Ricardo Araújo Pereira e João Miguel Tavares, apoiados pelos dois restantes comparsas, filaram o dente em Carlos Santos Silva. Usaram um trecho onde este aparece a expressar-se num estado de evidente pressão emocional e falaram dessa pessoa como se a conhecessem de ginjeira. Como se soubessem como é que ela se expressa na normalidade. Como se tivessem tido acesso à sua ficha clínica, à sua biografia em vídeo e fossem especialistas a respeito da sua credibilidade vocal. Falaram dele para o humilhar, não o tendo avisado que iam fazê-lo nem lhe dando nenhuma possibilidade de defesa. Foram milícia e tribunal popular. Uns bravos, pagos para se sentarem em frente ao público e exibirem o que de pior conhecemos no cardápio da natureza humana – no caso, a mercantilização do ódio. Faço votos para que nunca sejam vítimas da violência que espalham soberbos e nada sabujos.

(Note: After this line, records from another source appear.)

class ConvSkipFn(torch.autograd.Function):

    @staticmethod
    def forward(ctx, h, x, w2, b2, w0, b0, rt2, rt0, slot, cfg2, cfg0, link=None):
        bank = rt2.bank()
        ctx.link = link
        h, x = _c(h), _c(x)
        _tick()
        assert cfg2.R == 3 and cfg0.R == 1 and cfg2.out_pool == cfg0.out_pool and not cfg2.in_upsample and (cfg0.in_relu == cfg2.in_relu or not cfg0.in_relu)
        pf = L.PIX_RELU if cfg2.in_relu else 0
        same_relu = cfg0.in_relu == cfg2.in_relu
        ef = L.EPI_POOL if cfg2.out_pool else 0
        al = 0.25 if cfg2.out_pool else 1.0
        y = None
        plain = rt2.rows_pad == rt2.rows and rt0.rows_pad == rt0.rows and b2 is not None and b0 is not None
        if plain and same_relu and h.dtype == torch.bfloat16 and _SKIP_FUSION[0] and (h.shape[1] >= 16 or _SKIP_FUSION[0] == "all") and _quad_form(rt2, cfg2, h) is None:
            y = conv2d_skip_raw(h, bank.w_fwd(slot, rt2), h.shape[3], rt2.rows, x, bank.w_fwd(slot, rt0), x.shape[3], cfg0.in_upsample, pf, ef,
                                bias=b2, bias2=b0, alpha=al, stats=cfg2.stats and _BN_FUSED_STATS[0])
        if y is None and plain and _quad_form(rt2, cfg2, h) == L.Q_POOL and _SKIP_FUSION[0] and (rt0.cin_pad % 32 == 0 or rt0.cin_pad == 8) and not cfg0.in_upsample:
            y = conv2d_q_raw(h, bank.w_quad(slot, rt2, L.Q_POOL), L.Q_POOL, h.shape[3], rt2.rows, pf, 0, bias=b2,
                             x2=x, w2q_ptr=bank.w_quad(slot, rt0, 5 if rt0.cin_pad == 8 else 4), bias2=b0, x2_norelu=not same_relu)
        if y is None:
            hh = _conv_fwd(h, rt2, slot, cfg2, b2)
            pf0 = (L.PIX_RELU if cfg0.in_relu else 0) | (L.PIX_UPSAMPLE if cfg0.in_upsample else 0)
            y = conv2d_raw(x, bank.w_fwd(slot, rt0), x.shape[3], rt0.rows_pad, 1, 1, 1, 0, 0, pf0, ef, bias=b0, res=hh, alpha=al)
        ctx.save_for_backward(h, x)
        ctx.rt2, ctx.rt0, ctx.slot, ctx.cfg2, ctx.cfg0 = rt2, rt0, slot, cfg2, cfg0
        ctx.w2, ctx.b2, ctx.w0, ctx.b0 = w2, b2, w0, b0
        return y

    @staticmethod
    def backward(ctx, dy):
        h, x = ctx.saved_tensors
        rt2, rt0, slot, cfg2, cfg0 = ctx.rt2, ctx.rt0, ctx.slot, ctx.cfg2, ctx.cfg0
        if torch.is_grad_enabled():
            if _param_grad_wanted(ctx.w2, ctx.b2, ctx.w0, ctx.b0):
                raise NotImplementedError("create_graph=True is supported for input gradients only (WGAN-GP path)")
            dh = ConvDgradFn.apply(dy, h, ctx.w2, rt2, slot, cfg2) if ctx.needs_input_grad[0] else None
            dx = ConvDgradFn.apply(dy, x, ctx.w0, rt0, slot, cfg0) if ctx.needs_input_grad[1] else None
            return (dh, dx) + (None,) * 10
        dy = _c(dy)
        bank = rt2.bank()
        outs = []
        want2 = ctx.b2 is not None and ctx.needs_input_grad[3]
        want0 = ctx.b0 is not None and ctx.needs_input_grad[5]
        shared_db = None
        if want2 and want0 and ctx.needs_input_grad[2] and ctx.needs_input_grad[4] and rt2.rows_pad == rt2.rows and rt0.rows == rt2.rows:
            shared_db = zeros_small(rt2.rows, torch.float32, dy.device)
        for inp, rt, cfg, w_i, b_i, wp, bp in ((h, rt2, cfg2, 2, 3, ctx.w2, ctx.b2), (x, rt0, cfg0, 4, 5, ctx.w0, ctx.b0)):
            k = 0 if inp is h else 1
            N, Hs, Ws, Cin = inp.shape
            up = 2 if cfg.in_upsample else 1
            Ho, Wo = Hs * up, Ws * up
            pool = cfg.out_pool
            outs.append(_conv_dgrad(dy, inp, rt, slot, cfg) if ctx.needs_input_grad[k] else None)
            want_db = bp is not None and ctx.needs_input_grad[b_i]
            db_done = False
            if ctx.needs_input_grad[w_i]:
                xf = (L.PIX_RELU if cfg.in_relu else 0) | (L.PIX_UPSAMPLE if cfg.in_upsample else 0)
                g = ensure_grad(bp) if (want_db and rt.rows_pad == rt.rows) else None
                if k == 0 and shared_db is not None:
                    g = shared_db
                elif k == 1 and shared_db is not None:
                    g = None
                db_done = _conv_wgrad(inp, dy, rt, slot, cfg, dbias=g)
                if k == 0 and shared_db is not None:
                    if db_done:
                        for bq in (ctx.b2, ctx.b0):
                            L.call("sg_axpby", L.F32, L.ptr(shared_db), L.ptr(ensure_grad(bq)), rt2.rows, 1.0, 1.0, L.stream())
                        continue
                    shared_db = None
                elif k == 1 and shared_db is not None:
                    continue
            if want_db and not db_done:
                g = ensure_grad(bp)
                L.call("sg_colsum", L.dt(dy), L.ptr(dy), dy.shape[3], None, 0, dy.shape[0] * dy.shape[1] * dy.shape[2], rt.rows, L.ptr(g), 1.0, L.stream())
        if ctx.link is not None and outs[1] is not None and _GRAD_LINK[0]:
            ctx.link.dx = outs[1]
            outs[1] = None
        return (outs[0], outs[1]) + (None,) * 10


_SKIP_FUSION = [{"0": False, "all": "all"}.get(os.environ.get("SG_SKIP_FUSION", "1"), True)]


class SliceUpFn(torch.autograd.Function):

    @staticmethod
    def forward(ctx, x, C, up, link=None):
        x = _c(x)
        N, Hs, Ws, ld = x.shape
        ctx.dims = (N, Hs, Ws, ld, C, up)
        ctx.link = link
        if C == ld and up == 1:
            return x.view_as(x)
        y = torch.empty((N, Hs * up, Ws * up, C), dtype=x.dtype, device=x.device)
        L.call("sg_slice_up_fwd", L.dt(x), L.ptr(x), L.ptr(y), N, Hs, Ws, ld, C, up, L.stream())
        return y

    @staticmethod
    def backward(ctx, dy):
        _first_order_only("SliceUpFn")
        N, Hs, Ws, ld, C, up = ctx.dims
        dy = _c(dy)
        if C == ld and up == 1:
            dx = dy
        else:
            dx = torch.empty((N, Hs, Ws, ld), dtype=dy.dtype, device=dy.device)
            L.call("sg_slice_up_bwd", L.dt(dy), L.ptr(dy), L.ptr(dx), N, Hs, Ws, ld, C, up, L.stream())
        if ctx.link is not None and _GRAD_LINK[0]:
            ctx.link.dx, dx = dx, None
        return dx, None, None, None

Fique ainda registado o prazer erótico do João Miguel Tavares por ter tido acesso ao registo áudio das declarações dos arguidos e terceiros apanhados em escutas. Quem assim se manifesta publicamente também gostaria de ter acesso ao registo das imagens, pois a lógica é igual. Se ele pudesse ver as expressões faciais de Sócrates e Carlos Santos Silva ao serem interrogados pelos procuradores ou juízes, mais e melhor informação seria recolhida por esta sinistra figura da nossa comunicação social para despachar em programas de televisão e textos em jornais. Só que a lógica deste valente não se detém na observação de documentos audiovisuais, ela pede – e pelas mesmíssimas razões invocadas para festejar o crime da publicação de escutas e interrogatórios – que se esteja presente na mesma sala onde se faça o questionário, pois só assim se poderá literalmente cheirar a presa e observar como ela se contorce, sua e guincha, encharcada em culpa e medo. Finalmente, pede a lógica, nem o estar presente na sala chegará. Só se o João Miguel Tavares pudesse escolher as perguntas a fazer é que descansaria – tal como há dias anunciou num artigo, mutatis mutandis. Descansaria um bocadinho, pois calhando não gostar das respostas partiria com as suas manápulas e alguma ferramenta para o apuro supremo da sua lógica imparável na procura da verdade. Não era, pá?